Saturday, May 24, 2008

Bush/McCain


You know it's bad when you can't even muster a successful fundraiser in your own backyard (from Phoenix Biz Journal):

A Tuesday fundraiser headlined by President Bush for U.S. Sen. John McCain's presidential campaign is being moved out of the Phoenix Convention Center.

Sources familiar with the situation said the Bush-McCain event was not selling enough tickets to fill the Convention Center space, and that there were concerns about more anti-war protesters showing up outside the venue than attending the fundraiser inside.

Another source said there were concerns about the media covering the event.

Bush's Arizona fundraising effort for McCain is being moved to private residences in the Phoenix area. A White House official said the event was being moved because the McCain campaign prefers private fundraisers and it is Bush administration policy to have events in public venues open to the media. The White House official said to reconcile that the Tuesday event will be held at a private venue and not the Convention Center.

Convention Center personnel confirmed the event has been canceled at their venue.

Tickets to the event were to range from $1,000 to $25,000 for VIP treatment. Money was to go toward McCain's presidential bid and a number of Republican Party organs.

Anti-war protesters were planning to be out in force. President Bush's job approval rating stands at 31 percent, according to RealClearPolitics.com.

The McCain campaign referred questions on the fundraiser change to the White House press office.

I had planned on going to the protest, but they've taken all the fun out of it by cancelling. They thought that it might not look good on the evening news to have their patrons outnumbered by protesters.

There are no guarantees that McCain will even win his home state in November. In a historically conservative state, his wishy-washy bonafides on the right will keep many Republicans home on election day. And Dems will turn out in record numbers to assure that we don't have 4 more years of Bush policies.

"The bedfellows politics made are never strange. It only seems that way to those who have not watched the courtship." -- Marcel Achard (French Playwright, 1899-1974)

Friday, January 25, 2008

Stimulate this


Dumb, dumb, dumb. In typical Republican fashion, the President thinks the best way to get out of a problem is to spend your way out of it. The proposed economic stimulus plan suggests just that. That was his response to 9/11 and it's his response to an economic downturn. To be fair, it appears to also be the answer of our leading Democrats.

The people that will get the most are the ones that need it the least and that are likely to just save it. So, you've rewarded the rich, done nothing to help the economy and have effectively handed off a larger deficit to the incoming administration. Brilliant.

I'd gladly give every bit of refund that we would get if it would help move us closer to universal healthcare or to reduce our dependence on foreign oil. Instead of attacking the real causes of why people can't make ends meet, they've done a blatant attention-grabbing stunt to mollify the electorate and make the Republican candidates look better.

When are these idiots going to get it through their thick fucking heads that trickle-down doesn't work? We need a trickle-up policy. Until you lift people out of poverty, you are going to have an increasingly two-class society.

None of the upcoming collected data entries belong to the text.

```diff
@@ -119,8 +131,17 @@
     const int t = 3 * wid + i, ky = t / 5, kx = t - ky * 5;
     ab[i] = lanepartA + ky * C::ROWP + ((kx & 1) ? C::EVEN_OFF : 0) + (kx >> 1) * 64;
   }
-  const int a24 = lanepartA + 4 * C::ROWP + 2 * 64;
   const int bb = lanepart + C::BIG;
+  auto koffA = [](int ks) {
+    constexpr int CH = SW / 16 > 0 ? SW / 16 : 1;
+    return C::PAIR ? (ks >> 2) * C::BIGS + 4 * (ks & 3) * C::ROWP : 2 * (ks / CH) * C::ROWP + (ks % CH) * 16 * 64;
+  };
+  auto koffB = [](int ks, int h) {
+    constexpr int CH = SW / 16 > 0 ? SW / 16 : 1;
+    return C::PAIR ? (((ks >> 2) * 2 + h) * 64 + 16 * (ks & 3)) * 64 : (((ks / CH) * 2 + h) * SW + (ks % CH) * 16) * 64;
+  };
+  const int a24 = lanepartA + 4 * C::ROWP + 2 * 64 + koffA(wid);
+  const int b24[2] = {bb + koffB(wid, 0), bb + koffB(wid, 1)};
 
   f32x16 acc[3][2], acc24[2];
 #pragma unroll
@@ -130,23 +151,8 @@
     acc24[0][e] = 0.f; acc24[1][e] = 0.f;
   }
 
-  if (it0 < it1) {
-    load_item(it0);
-    store_item(smem);
-  }
-  __syncthreads();
-  for (int it = it0; it < it1; ++it) {
-    const int cur = (it - it0) & 1;
-    if (it + 1 < it1 && !(LG_WGAT_DBG & 4)) load_item(it + 1);
-    const char* sb = smem + cur * C::BUF;
-    auto koffA = [](int ks) {
-      constexpr int CH = SW / 16 > 0 ? SW / 16 : 1;
-      return C::PAIR ? (ks >> 2) * C::BIGS + 4 * (ks & 3) * C::ROWP : 2 * (ks / CH) * C::ROWP + (ks % CH) * 16 * 64;
-    };
-    auto koffB = [](int ks, int h) {
-      constexpr int CH = SW / 16 > 0 ? SW / 16 : 1;
-      return C::PAIR ? (((ks >> 2) * 2 + h) * 64 + 16 * (ks & 3)) * 64 : (((ks / CH) * 2 + h) * SW + (ks % CH) * 16) * 64;
-    };
+  auto run_item = [&](auto stage_c, const char* sb, char* wb) {
+    constexpr bool STAGE = decltype(stage_c)::value && !(LG_WGAT_DBG & 4);
     bf16x8 b[2], a0;
 #pragma unroll
     for (int h = 0; h < 2; ++h) b[h] = rd_tr(sb + bb + koffB(0, h));
@@ -160,24 +166,50 @@
       acc[0][1] = at_mfma(a0, b[1], acc[0][1]);
       __builtin_amdgcn_sched_barrier(0);
       bf16x8 bn[2] = {b[0], b[1]}, a0n = a0;
-      if (ks + 1 < 8 && !(LG_WGAT_DBG & 2)) {
-#pragma unroll
-        for (int h = 0; h < 2; ++h) bn[h] = rd_tr(sb + bb + koffB(ks + 1, h));
-        a0n = rd_tr(sb + ab[0] + koffA(ks + 1));
+      if (!(LG_WGAT_DBG & 2)) {
+        if (ks + 1 < 8) {
+#pragma unroll
+          for (int h = 0; h < 2; ++h) bn[h] = rd_tr(sb + bb + koffB(ks + 1, h));
+          a0n = rd_tr(sb + ab[0] + koffA(ks + 1));
+        } else {
+#pragma unroll
+          for (int h = 0; h < 2; ++h) bn[h] = rd_tr(sb + b24[h]);
+          a0n = rd_tr(sb + a24);
+        }
       }
+      if constexpr (STAGE) { commit(ks, wb); request(ks); }
       __builtin_amdgcn_sched_barrier(0);
       acc[1][0] = at_mfma(a1, b[0], acc[1][0]);
       acc[1][1] = at_mfma(a1, b[1], acc[1][1]);
       acc[2][0] = at_mfma(a2, b[0], acc[2][0]);
       acc[2][1] = at_mfma(a2, b[1], acc[2][1]);
-      if (wid == ks) {
-        const bf16x8 a3 = rd_tr(sb + a24 + koffA(ks));
-#pragma unroll
-        for (int h = 0; h < 2; ++h) acc24[h] = at_mfma(a3, b[h], acc24[h]);
-      }
       b[0] = bn[0]; b[1] = bn[1]; a0 = a0n;
     }
-    if (it + 1 < it1 && !(LG_WGAT_DBG & 4)) store_item(smem + (cur ^ 1) * C::BUF);
+    __builtin_amdgcn_sched_barrier(0);
+#pragma unroll
+    for (int h = 0; h < 2; ++h) acc24[h] = at_mfma(a0, b[h], acc24[h]);
+  };
+
+  if (it0 < it1) {
+    next_item();
+#pragma unroll
+    for (int k = 0; k < NPC; ++k) request(k);
+#pragma unroll
+    for (int k = 0; k < NPC; ++k) commit(k, smem);
+    if constexpr (!(LG_WGAT_DBG & 4)) {
+      next_item();
+#pragma unroll
+      for (int k = 0; k < NPC; ++k) request(k);
+    }
+    __syncthreads();
+    int cur = 0;
+    for (int it = it0; it + 1 < it1; ++it) {
+      next_item();
+      run_item(std::true_type{}, smem + cur * C::BUF, smem + (cur ^ 1) * C::BUF);
+      __syncthreads();
+      cur ^= 1;
+    }
+    run_item(std::false_type{}, smem + cur * C::BUF, smem);
     __syncthreads();
   }
 
@@ -248,6 +280,8 @@
   if (off < 0) off = lg_env_flag("LG_NO_WGAT") ? 1 : 0;
   const int sw = at_shape(Hm, Wm, cb, cs);
   if (off || !sw || (sw == 8 && (B & 1)) || !big16 || !small16 || !nsplit_out) return LG_ERR_UNSUPPORTED;
+  const long long span = (sw == 8 ? 2LL : 1LL) * Hm * Wm * 2;
+  if (4 * span * cb >= 0x80000000LL || span * cs >= 0x80000000LL) return LG_ERR_UNSUPPORTED;
   WgAtParams p{};
   p.big = (const __bf16*)big16; p.small = (const __bf16*)small16; p.slab = (float*)workspace;
   p.B = B; p.Hm = Hm; p.Wm = Wm; p.Cb = cb; p.Cs = cs;
```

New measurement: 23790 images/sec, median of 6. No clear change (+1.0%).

Now, someone I like a lot, Paul Krugman, has said all this better than me:

Published on Friday, January 25, 2008 by The New York Times
Stimulus Gone Bad
by Paul Krugman


House Democrats and the White House have reached an agreement on an economic stimulus plan. Unfortunately, the plan - which essentially consists of nothing but tax cuts and gives most of those tax cuts to people in fairly good financial shape - looks like a lemon.

Specifically, the Democrats appear to have buckled in the face of the Bush administration’s ideological rigidity, dropping demands for provisions that would have helped those most in need. And those happen to be the same provisions that might actually have made the stimulus plan effective.

Those are harsh words, so let me explain what’s going on.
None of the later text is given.